PROBLEM =>
Every line that contains "maxrows" must be located and copied from the data.

-------------------------

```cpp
__global__ __launch_bounds__(256) void gn_silu_bwd_kernel(const GnBwdArgs p) {
    extern __shared__ float gnb_cache[];
    __shared__ float red[4];
    __shared__ float csum[5][4][64];
    const int b = blockIdx.x >> 3, g = blockIdx.x & 7;
    const int cl = threadIdx.x & 63, tq = threadIdx.x >> 6;
    const int c = g * 64 + cl;
    const int N = p.n_tok;
    const long tok0 = (long)b * N;
    const float inv_cnt = 1.0f / (64.0f * (float)N);
    float* zc = gnb_cache + cl;
    float* dc = gnb_cache + (long)N * 64 + cl;
    float s = 0.f;
    {
        const float* zp = p.z + (tok0 + tq) * p.ldz + c;
        const float* dp = p.dy + (tok0 + tq) * p.ldy + c;
        const long zs = 4 * p.ldz, ds = 4 * p.ldy;
#pragma unroll 5
        for (int j = tq; j < N; j += 4) {
            const float zv = *zp, dv = *dp;
            zp += zs; dp += ds;
            zc[j * 64] = zv; dc[j * 64] = dv;
            s += zv;
// ... 150 lines not shown
    const float m2 = bsum(S2) * inv_cnt;
#pragma unroll
    for (int i = 0; i < NIT; ++i) {
        const int j = tr + 16 * i;
        if (j < N) {
            f32x4 dzv;
#pragma unroll
            for (int e = 0; e < 4; ++e) { dzv[e] = rs * (dv[i][e] - m1 - zv[i][e] * m2); Gz[e] += dzv[e]; }
            *reinterpret_cast<f32x4*>(p.dz + (tok0 + j) * p.lddz + c) = dzv;
        }
    }
    auto fold = [&](f32x4 v, int slot) {
#pragma unroll
        for (int e = 0; e < 4; ++e) {
            float t = v[e];
            t += __shfl_xor(t, 16, 64);
            t += __shfl_xor(t, 32, 64);
            if ((threadIdx.x & 63) < 16) csum[slot][wave][cq * 4 + e] = t;
        }
    };
    fold(Gg, 0); fold(Gb, 1); fold(Gz, 2); fold(Gsc, 3); fold(Gsh, 4);
    __syncthreads();
    if (threadIdx.x < 64) {
        const int cl = threadIdx.x;
        const long o = (long)b * p.pstride + g * 64 + cl;
        p.dgamma_p[o] = (csum[0][0][cl] + csum[0][1][cl]) + (csum[0][2][cl] + csum[0][3][cl]);
        p.dbeta_p[o] = (csum[1][0][cl] + csum[1][1][cl]) + (csum[1][2][cl] + csum[1][3][cl]);
        p.dbias_p[o] = (csum[2][0][cl] + csum[2][1][cl]) + (csum[2][2][cl] + csum[2][3][cl]);
        if (p.dss && p.ss_mode == DSC_SS_PER_SCENE) {
            p.dss[(long)b * p.ld_dss + g * 64 + cl] = (csum[3][0][cl] + csum[3][1][cl]) + (csum[3][2][cl] + csum[3][3][cl]);
            p.dss[(long)b * p.ld_dss + p.C + g * 64 + cl] = (csum[4][0][cl] + csum[4][1][cl]) + (csum[4][2][cl] + csum[4][3][cl]);
        }
    }
}

struct WsBwdItem { const float* w; const float* dwh; float* dw; int rows; int cols; };
struct WsBwdBatch { WsBwdItem it[DSC_WS_MAX]; };

__global__ __launch_bounds__(256) void ws_bwd_kernel(const WsBwdBatch bch, const float eps) {
    __shared__ float red[4];
    const WsBwdItem it = bch.it[blockIdx.y];
    const int row = blockIdx.x;
    if (row >= it.rows) return;
    const float* w = it.w + (long)row * it.cols;
    const float* g = it.dwh + (long)row * it.cols;
    float* o = it.dw + (long)row * it.cols;
    constexpr int MAXE = 8;
    float v[MAXE], gv[MAXE];
    float s = 0.f;
#pragma unroll
    for (int i = 0; i < MAXE; ++i) {
        const int c = threadIdx.x + 256 * i;
        v[i] = (c < it.cols) ? w[c] : 0.f;
        gv[i] = (c < it.cols) ? g[c] : 0.f;
        s += v[i];
    }
    const float inv = 1.0f / (float)it.cols;
    const float mean = block_sum(s, red) * inv;
    float s2 = 0.f;
#pragma unroll
    for (int i = 0; i < MAXE; ++i) {
        const int c = threadIdx.x + 256 * i;
        const float d = (c < it.cols) ? v[i] - mean : 0.f;
        s2 += d * d;
    }
    const float rs = 1.0f / sqrtf(block_sum(s2, red) * inv + eps);
// ... 675 lines not shown
                                   int64_t partial_stride, float* dss, int64_t ld_dss, int32_t scenes,
                                   int32_t tokens_per_scene, int32_t channels, float eps, dsc_stream_t stream) {
    if (!z || !dy || !gamma || !beta || !dz || !dgamma_p || !dbeta_p || !dbias_p) return DSC_EINVAL;
    if (scenes < 1 || tokens_per_scene < 1 || channels != 512) return DSC_ERANGE;
    if (ss_mode != DSC_SS_NONE && !scale_shift) return DSC_EINVAL;
    GnBwdArgs p{z, (long)ldz, dy, (long)ldy, gamma, beta, ss_mode != DSC_SS_NONE ? scale_shift : nullptr, (long)ld_ss,
                ss_mode, dz, (long)lddz, dgamma_p, dbeta_p, dbias_p, (long)partial_stride, dss, (long)ld_dss, tokens_per_scene,
                channels, eps};
    if (tokens_per_scene > 160) return DSC_ERANGE;
    const size_t lds = (size_t)2 * tokens_per_scene * 64 * sizeof(float);
    DSC_CLEAR_STALE_ERROR();
    const bool v4 = ((ldz | ldy | lddz) & 3) == 0 && dsc_aligned16(z) && dsc_aligned16(dy) && dsc_aligned16(dz) &&
                    dsc_aligned16(gamma) && dsc_aligned16(beta) &&
                    (!p.ss || (dsc_aligned16(p.ss) && (ld_ss & 3) == 0)) &&
                    (!dss || (dsc_aligned16(dss) && (ld_dss & 3) == 0));
    if (lds > 48 * 1024) {
        static bool raised = false;
        if (!raised) {
            hipError_t e = hipFuncSetAttribute(reinterpret_cast<const void*>(gn_silu_bwd_kernel),
                                               hipFuncAttributeMaxDynamicSharedMemorySize, 96 * 1024);
            if (e != hipSuccess) return (int)e;
            raised = true;
        }
    }
    hipStream_t hs = static_cast<hipStream_t>(stream);
    if (v4 && tokens_per_scene <= 32)
        hipLaunchKernelGGL(gn_silu_bwd_reg_kernel<2>, dim3(scenes * 8), dim3(256), 0, hs, p);
    else if (v4 && tokens_per_scene <= 80)
        hipLaunchKernelGGL(gn_silu_bwd_reg_kernel<5>, dim3(scenes * 8), dim3(256), 0, hs, p);
    else if (v4)
        hipLaunchKernelGGL(gn_silu_bwd_reg_kernel<10>, dim3(scenes * 8), dim3(256), 0, hs, p);
    else
        hipLaunchKernelGGL(gn_silu_bwd_kernel, dim3(scenes * 8), dim3(256), lds, static_cast<hipStream_t>(stream), p);
    DSC_LAUNCH_CHECK();
    return 0;
}

extern "C" int dsc_weight_standardize_bwd_f32(const dsc_ws_bwd_item* items, int32_t count, float eps, dsc_stream_t stream) {
    if (!items || count < 1 || count > DSC_WS_MAX) return DSC_EINVAL;
    WsBwdBatch b;
    int maxrows = 0;
    for (int i = 0; i < count; ++i) {
        if (!items[i].w || !items[i].dw_std || !items[i].dw || items[i].rows < 1 || items[i].cols < 1) return DSC_EINVAL;
        if (items[i].cols > 2048) return DSC_ERANGE;
        b.it[i] = WsBwdItem{items[i].w, items[i].dw_std, items[i].dw, items[i].rows, items[i].cols};
        if (items[i].rows > maxrows) maxrows = items[i].rows;
    }
    DSC_CLEAR_STALE_ERROR();
    hipLaunchKernelGGL(ws_bwd_kernel, dim3(maxrows, count), dim3(256), 0, static_cast<hipStream_t>(stream), b, eps);
    DSC_LAUNCH_CHECK();
    return 0;
}

extern "C" int dsc_layernorm_bwd_f32(const float* x, int64_t ldx, const float* g, const float* dy, int64_t ldy, float* dx,
                                     int64_t lddx, const float* addend, int64_t ldadd, float* dg_partial, int32_t partial_rows,
                                     int32_t m, int32_t d, float eps, dsc_stream_t stream) {
    if (!x || !g || !dy || !dx || !dg_partial || m < 1 || partial_rows < 1) return DSC_EINVAL;
    if (d != 512) return DSC_ERANGE;
    if (!dsc_aligned16(x) || !dsc_aligned16(g) || !dsc_aligned16(dy) || !dsc_aligned16(dx) || (ldx & 3) || (ldy & 3) ||
        (lddx & 3) || (addend && (!dsc_aligned16(addend) || (ldadd & 3)))) return DSC_EALIGN;
    DSC_CLEAR_STALE_ERROR();
    hipLaunchKernelGGL(layernorm_bwd_kernel, dim3(partial_rows), dim3(256), 0, static_cast<hipStream_t>(stream),
                       x, (long)ldx, g, dy, (long)ldy, dx, (long)lddx, addend, (long)ldadd, dg_partial, m, eps);
    DSC_LAUNCH_CHECK();
    return 0;
}
// ... 390 lines not shown
```

### diffuscene_amd/ops.py

```python
import ctypes as C
import numbers

import torch

from . import _lib
from ._lib import (ACT_GELU, ACT_NONE, ACT_SILU, MEAN_EPS, MEAN_V, MEAN_X0, SS_NONE, SS_PER_SCENE,
                   SS_PER_SLOT, SS_PER_TOKEN, GemmArgs, SplitItem, WsItem)


def stream_ptr():
    return torch.cuda.current_stream().cuda_stream


def _dev(t, name="tensor", dtype=torch.float32):
    if not isinstance(t, torch.Tensor) or not t.is_cuda:
        raise RuntimeError("diffuscene_amd: %s must live on a HIP device (no CPU fallback exists)" % name)
    if t.dtype != dtype:
        raise RuntimeError("diffuscene_amd: %s must be %s, got %s" % (name, dtype, t.dtype))
    return t


def issue(rec, stream=None):
    name, args, _ = rec
    _lib.check(_lib.fn(name)(*args, stream if stream is not None else stream_ptr()), name)
# ... 850 lines not shown
def colsum(x, out=None):
    if out is None:
        out = torch.empty((x.shape[1],), device=x.device, dtype=torch.float32)
    ws = scratch(x.device, 64 * x.shape[1])
    issue(colsum_rec(x, out, ws.data_ptr(), ws.numel()))
    return out


def device_table(arr, device):
    import numpy as np
    return torch.from_numpy(np.frombuffer(bytes(arr), dtype=np.uint8).copy()).to(device)


def colsum_grouped_rec(pairs, device):
    arr = (_lib.ColsumItem * len(pairs))()
    for i, (x, out) in enumerate(pairs):
        if not (out.is_contiguous() and out.numel() == x.shape[1]):
            raise RuntimeError("colsum_grouped: out must be a contiguous (%d,) tensor" % x.shape[1])
        arr[i].x, arr[i].ldx = _mat(x, "x")
        arr[i].m, arr[i].n, arr[i].out = x.shape[0], x.shape[1], out.data_ptr()
    table = device_table(arr, device)
    return "dsc_colsum_grouped_f32", (table.data_ptr(), len(pairs), max(x.shape[1] for x, _ in pairs)), (table, pairs)


def gn_silu_bwd_rec(z, dy, gamma, beta, ss, ss_mode, dz, part, order, dss, scenes, n_tok, eps=1e-5):
    zp, ldz, dp, ldy, sp, ld_ss, dzp, lddz, dsp, ld_dss = _mats((z, "z"), (dy, "dy"), (ss, "ss"), (dz, "dz"), (dss, "dss"))
    Cc = z.shape[1]
    pg, pb, pB = (_mat(part, "part")[0] + 4 * Cc * o for o in order)
    return ("dsc_gn_silu_bwd_f32", (zp, ldz, dp, ldy, _dev(gamma).data_ptr(), _dev(beta).data_ptr(), sp, ld_ss,
                                    ss_mode if sp else SS_NONE, dzp, lddz, pg, pb, pB, part.stride(0), dsp, ld_dss, scenes, n_tok,
                                    Cc, eps), (z, dy, gamma, beta, ss, dz, part, dss))
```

-------------------------

EXERCISE RESULT =>
    int maxrows = 0;
        if (items[i].rows > maxrows) maxrows = items[i].rows;
    hipLaunchKernelGGL(ws_bwd_kernel, dim3(maxrows, count), dim3(256), 0, static_cast<hipStream_t>(stream), b, eps);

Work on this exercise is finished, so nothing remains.